3. Picture quality - picture quality isn't governed by any specifications. Its something you have to find out by reading reviews from online digicam sites (eg: www.steves-digicams.com ) or by getting views/experiences from a friend who owns the same camera.

4. Memory card/capacity - Most cameras come bundled with a meagre 32MB card. At high quality, you would be able to store roughly around ~ 30 pics at a time on a 32MB card, till you transfer your pics from the memory card to your PC (answering your question, yes you can transfer pictures any number of times from the memory card to your PC until you erase/format the memory card). Consider the cost of a memory card in addition to the cost of the digicam when you go shopping for one. Different cameras use different types of memory cards. The prevailing type is CompactFlash cards, while SecureDisk / MultiMediaCards are prevalent in compact/small-sized digicams. Sony cameras exclusively use the Memory stick format.
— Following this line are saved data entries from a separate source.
template <int NB, bool HS = false>
__global__ __launch_bounds__(256) void head_dx_split_kernel(const float* __restrict__ logits, long ld,
                                                             const float* __restrict__ lse, const long* __restrict__ labels,
                                                             const float* __restrict__ gout, const u32x4* __restrict__ WT,
                                                             float* __restrict__ part, int N, int Vc, int V, int yoff,
                                                             float smooth, float alpha, int nkt, int kt_per, int row_tiles,
                                                             const unsigned* __restrict__ amax = nullptr) {
    constexpr int D = 32 * NB, NPL = HS ? 2 : 3;
    constexpr int BLK = 4 * NPL * 32 * NB;
    constexpr int SN = (BLK + 255) / 256;
    __shared__ u32x4 lds[2][BLK];
    const int tid = threadIdx.x, lane = tid & 63, wave = tid >> 6, l32 = lane & 31, khalf = lane >> 5;
    const int xcd = blockIdx.x & 7, slot = blockIdx.x >> 3;
    const int rt = slot % row_tiles, split = (slot / row_tiles) * 8 + xcd;
    const int kt_begin = split * kt_per, kt_end = min(nkt, kt_begin + kt_per);
    if (kt_begin >= kt_end) return;
    const int row = rt * 128 + 32 * wave + l32, rc = min(row, N - 1);
    const float* lp = logits + (long)rc * ld;
    const float l2 = lse[rc] * kLog2e;
    const int y = (int)(labels[rc] - yoff);
    SgScalars q;
    q.g = (gout ? *gout : 1.f) / N;
    if (HS) {
        int e;
        (void)frexpf(fabsf(q.g), &e);
        const float sg = (q.g != 0.f && fabsf(q.g) < 3e38f) ? ldexpf(1.f, min(14 - e, 100)) : 1.f;
        q.g *= sg;
        alpha = (alpha / sg) / scale_of(amax);
    }
    q.sub = q.g * smooth / V;
    q.hit = q.g * (1.f - smooth);
    const int ldm4 = (int)ld - 4;

    u32x4 st[SN];
    float4 xn[4];
    auto g_load = [&](int kt) __attribute__((always_inline)) {
        const u32x4* src = WT + (long)kt * BLK;
#pragma unroll
        for (int i = 0; i < SN; ++i)
            if (BLK % 256 == 0 || i * 256 + tid < BLK) st[i] = src[i * 256 + tid];
#pragma unroll
        for (int s = 0; s < 2; ++s) {
            const int c = kt * 32 + 16 * s + 8 * khalf;
            xn[2 * s] = *reinterpret_cast<const float4*>(lp + min(c, ldm4));
            xn[2 * s + 1] = *reinterpret_cast<const float4*>(lp + min(c + 4, ldm4));
        }
    };
    auto s_store = [&](int buf) __attribute__((always_inline)) {
#pragma unroll
        for (int i = 0; i < SN; ++i)
            if (BLK % 256 == 0 || i * 256 + tid < BLK) lds[buf][i * 256 + tid] = st[i];
    };
    f32x16 acc[NB];
#pragma unroll
    for (int j = 0; j < NB; ++j)
#pragma unroll
        for (int r = 0; r < 16; ++r) acc[j][r] = 0.f;

    g_load(kt_begin);
    s_store(0);
    __syncthreads();
    for (int kt = kt_begin; kt < kt_end; ++kt) {
        const int buf = (kt - kt_begin) & 1;
        float xc[16];
#pragma unroll
        for (int i = 0; i < 4; ++i) { xc[4 * i] = xn[i].x; xc[4 * i + 1] = xn[i].y; xc[4 * i + 2] = xn[i].z; xc[4 * i + 3] = xn[i].w; }
        g_load(min(kt + 1, kt_end - 1));
        __builtin_amdgcn_sched_barrier(0);
        if (kt * 32 + 32 > Vc) {
#pragma unroll
            for (int i = 0; i < 16; ++i)
                if (kt * 32 + 16 * (i >> 3) + 8 * khalf + (i & 7) >= Vc) xc[i] = -INFINITY;
        }
        u32x4 af[2][NPL];
#pragma unroll
        for (int s = 0; s < 2; ++s) {
            const int dy = y - (kt * 32 + 16 * s + 8 * khalf);
            float gv[8];
#pragma unroll
            for (int e = 0; e < 8; ++e) gv[e] = sg_value(xc[8 * s + e], l2, dy == e, q);
            split8s<HS>(gv, 1.f, af[s]);
        }
#pragma unroll
        for (int s = 0; s < 2; ++s)
#pragma unroll
            for (int j = 0; j < NB; ++j) {
                u32x4 bf[NPL];
#pragma unroll
                for (int pl = 0; pl < NPL; ++pl) bf[pl] = lds[buf][(pl * 4 + 2 * s + khalf) * D + 32 * j + l32];
                acc[j] = mfma_split<HS>(af[s], bf, acc[j]);
            }
        s_store(buf ^ 1);
        __syncthreads();
    }
    float* pp = part + (long)split * N * D;
    const int r0 = rt * 128 + 32 * wave + 4 * khalf;
#pragma unroll
    for (int j = 0; j < NB; ++j)
#pragma unroll
        for (int r = 0; r < 16; ++r) {
            const int rr = r0 + (r & 3) + 8 * (r >> 2);
            if (rr < N) pp[(long)rr * D + 32 * j + l32] = alpha * acc[j][r];
        }
}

5. Advanced features - some digicams are simple "point and shoot" types. There are some that have more advanced features like letting you play with aperture/shutter speed settings, etc. If you do not intend to play around with all those settings you need not consider a camera with one.

Most photo studio labs these days are equipped to handle digital photos and these labs tend to offer prints from digital cameras at the same price of prints from a traditional photo film.


----------